ボーダーレス・ジャパン代表の田口一成さんが「正解の扉は重い」とおっしゃっていました。絶対に間違っていないと思う扉は、なかなか開かない。しかし、諦めずに押し続ければ、いつかは必ず開きます。
ですから、諦めずに理想を語ってほしいですし、理想が見つかっていない人は、そういう話にぜひ耳を傾けてほしいですね。この世界には、さまざまな分野において、素晴らしい人類の叡智がたくさんあります。

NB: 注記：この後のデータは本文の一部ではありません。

__device__ __noinline__ void processCandidate(int ring, int K) {
  const XCtx& c = x_ctx;
  const XTables& tab = x_tab;
  XShared& xs = x_xs;
  const int cta = blockIdx.x, group = threadIdx.x >> 6, lane64 = threadIdx.x & 63;
  unsigned int* R = x_smem + group * kXRegionWords;
  const int ci = ring & 1, ni = ci ^ 1;
  const bool split = K >= c.split_min_k;
  X_PROF_BEGIN()
  if (lane64 < 28) xs.rec[group][lane64] = __ldcg(c.segment(ci, xs.seg[group][0]) + (size_t)xs.seg[group][1] * kRecInts + lane64);
  groupSync(group);
  X_PROF(0)
  const int slot = xs.rec[group][0];
  const int* row = &xs.rec[group][1];
  const unsigned char* blk = c.blocks + (size_t)slot * kEsdfBlockBytes;
  int sv = ring - 1;
  if (lane64 < 27 && row[lane64] >= 0) sv = __ldcg(c.stamp[ci] + row[lane64]);
  if (split) {
    const unsigned int m = __ballot_sync(0xffffffffu, lane64 < 27 && sv == ring);
    if (lane64 == 0) xs.mask[group] = m, xs.changed[group] = 0;
  } else {
    OwnRegs own = ownLoad(blk, lane64);
    const unsigned int m = __ballot_sync(0xffffffffu, lane64 < 27 && sv == ring);
    if (lane64 == 0) xs.mask[group] = m, xs.changed[group] = 0;
    ownToShared(R, own, lane64);
  }
  groupSync(group);
// ... 25 lines not shown
      if (lane64 == 0) atomicAdd(&xs.n_rest, 1);
      cpAsyncWaitAll();
      groupSync(group);
    }
    X_PROF(8)
    sweepBlockX(R, group, lane64, c.max_sq);
    registerClaim(c, xs, rs, group, lane64, ring + 1);
    groupSync(group);
    X_PROF(4)
    ownStore(c.blocks + (size_t)slot * kEsdfBlockBytes, true, c.X[ni] + (size_t)slot * kXSlotBytes, R, c.psum + 2 * (size_t)slot, lane64);
    registerFinish(c, xs, rs, group, lane64, c.segment(ni, cta));
    X_PROF_COUNT(7)
  }
  groupSync(group);
  X_PROF_KBIN(5, 18, K)
}

__device__ __noinline__ void processSeed(int ring, int slot) {
  const XCtx& c = x_ctx;
  XShared& xs = x_xs;
  const int cta = blockIdx.x, group = threadIdx.x >> 6, lane64 = threadIdx.x & 63;
  unsigned int* R = x_smem + group * kXRegionWords;
  const int ci = ring & 1;
  unsigned char* blk = c.blocks + (size_t)slot * kEsdfBlockBytes;
  OwnRegs own = ownLoad(blk, lane64);
  if (lane64 < 6) xs.nb[group][lane64] = neighbor6(c, slot, lane64);
  if (lane64 == 0) {
    __stcg(c.stamp[ci] + slot, ring);
    xs.changed[group] = 0;
  }
  groupSync(group);
  RegState rs = registerBegin(c, xs, group, lane64, ring);
  ownToShared(R, own, lane64);
  groupSync(group);
  const bool ch = sweepBlockX(R, group, lane64, c.max_sq);
  registerClaim(c, xs, rs, group, lane64, ring);
  if (ch) xs.changed[group] = 1;
  groupSync(group);
  ownStore(blk, xs.changed[group] != 0, c.X[ci] + (size_t)slot * kXSlotBytes, R, xs.changed[group] ? c.psum + 2 * (size_t)slot : nullptr, lane64);
  registerFinish(c, xs, rs, group, lane64, c.segment(ci, cta));
  groupSync(group);
}

__device__ __forceinline__ void gridBarrierRA(unsigned int* bar, unsigned int& generation, unsigned int nctas) {
  __syncthreads();
  if (threadIdx.x == 0) {
    generation++;
    const unsigned int target = generation * nctas;
    asm volatile("red.release.gpu.global.add.u32 [%0], 1;" ::"l"(bar) : "memory");
    unsigned int v;
    do {
      asm volatile("ld.acquire.gpu.global.u32 %0, [%1];" : "=r"(v) : "l"(bar) : "memory");
    } while (v < target);
  }
  __syncthreads();
}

連日、不安を煽るようなニュースばかり流れていますが、そういった叡智は日々のニュースに隠れているだけ。自らその叡智を知り、どんどん学んでみてください。諦めずに続けていれば、グッと拓ける時が必ず訪れると思います。
幸せなパートナーシップのための3つのポイント
最後にパートナーシップについてお話しします。私の妻(前野マドカさん:女性のための幸せ学を提案している)が言うには、パートナーシップには3つのポイントがあるそうです。
ひとつは尊敬、2つ目は成長、3つ目はユーモアだと。
お互いを尊敬し、信頼し合い、それぞれが成長し続けることが大切なんですね。成長しなければ飽きてしまうでしょうし、何より人が成長する時は美しい。私も100歳まで成長し続け、命をまっとうしたいと思っています。
そしてもう一つ大切なのがユーモア。大変な状況下においては失われがちですが、実はポジティブなユーモアはとても大事なんです。
さまざまな困難や課題を、ユーモアや笑いとともに解決できたら素晴らしいですね。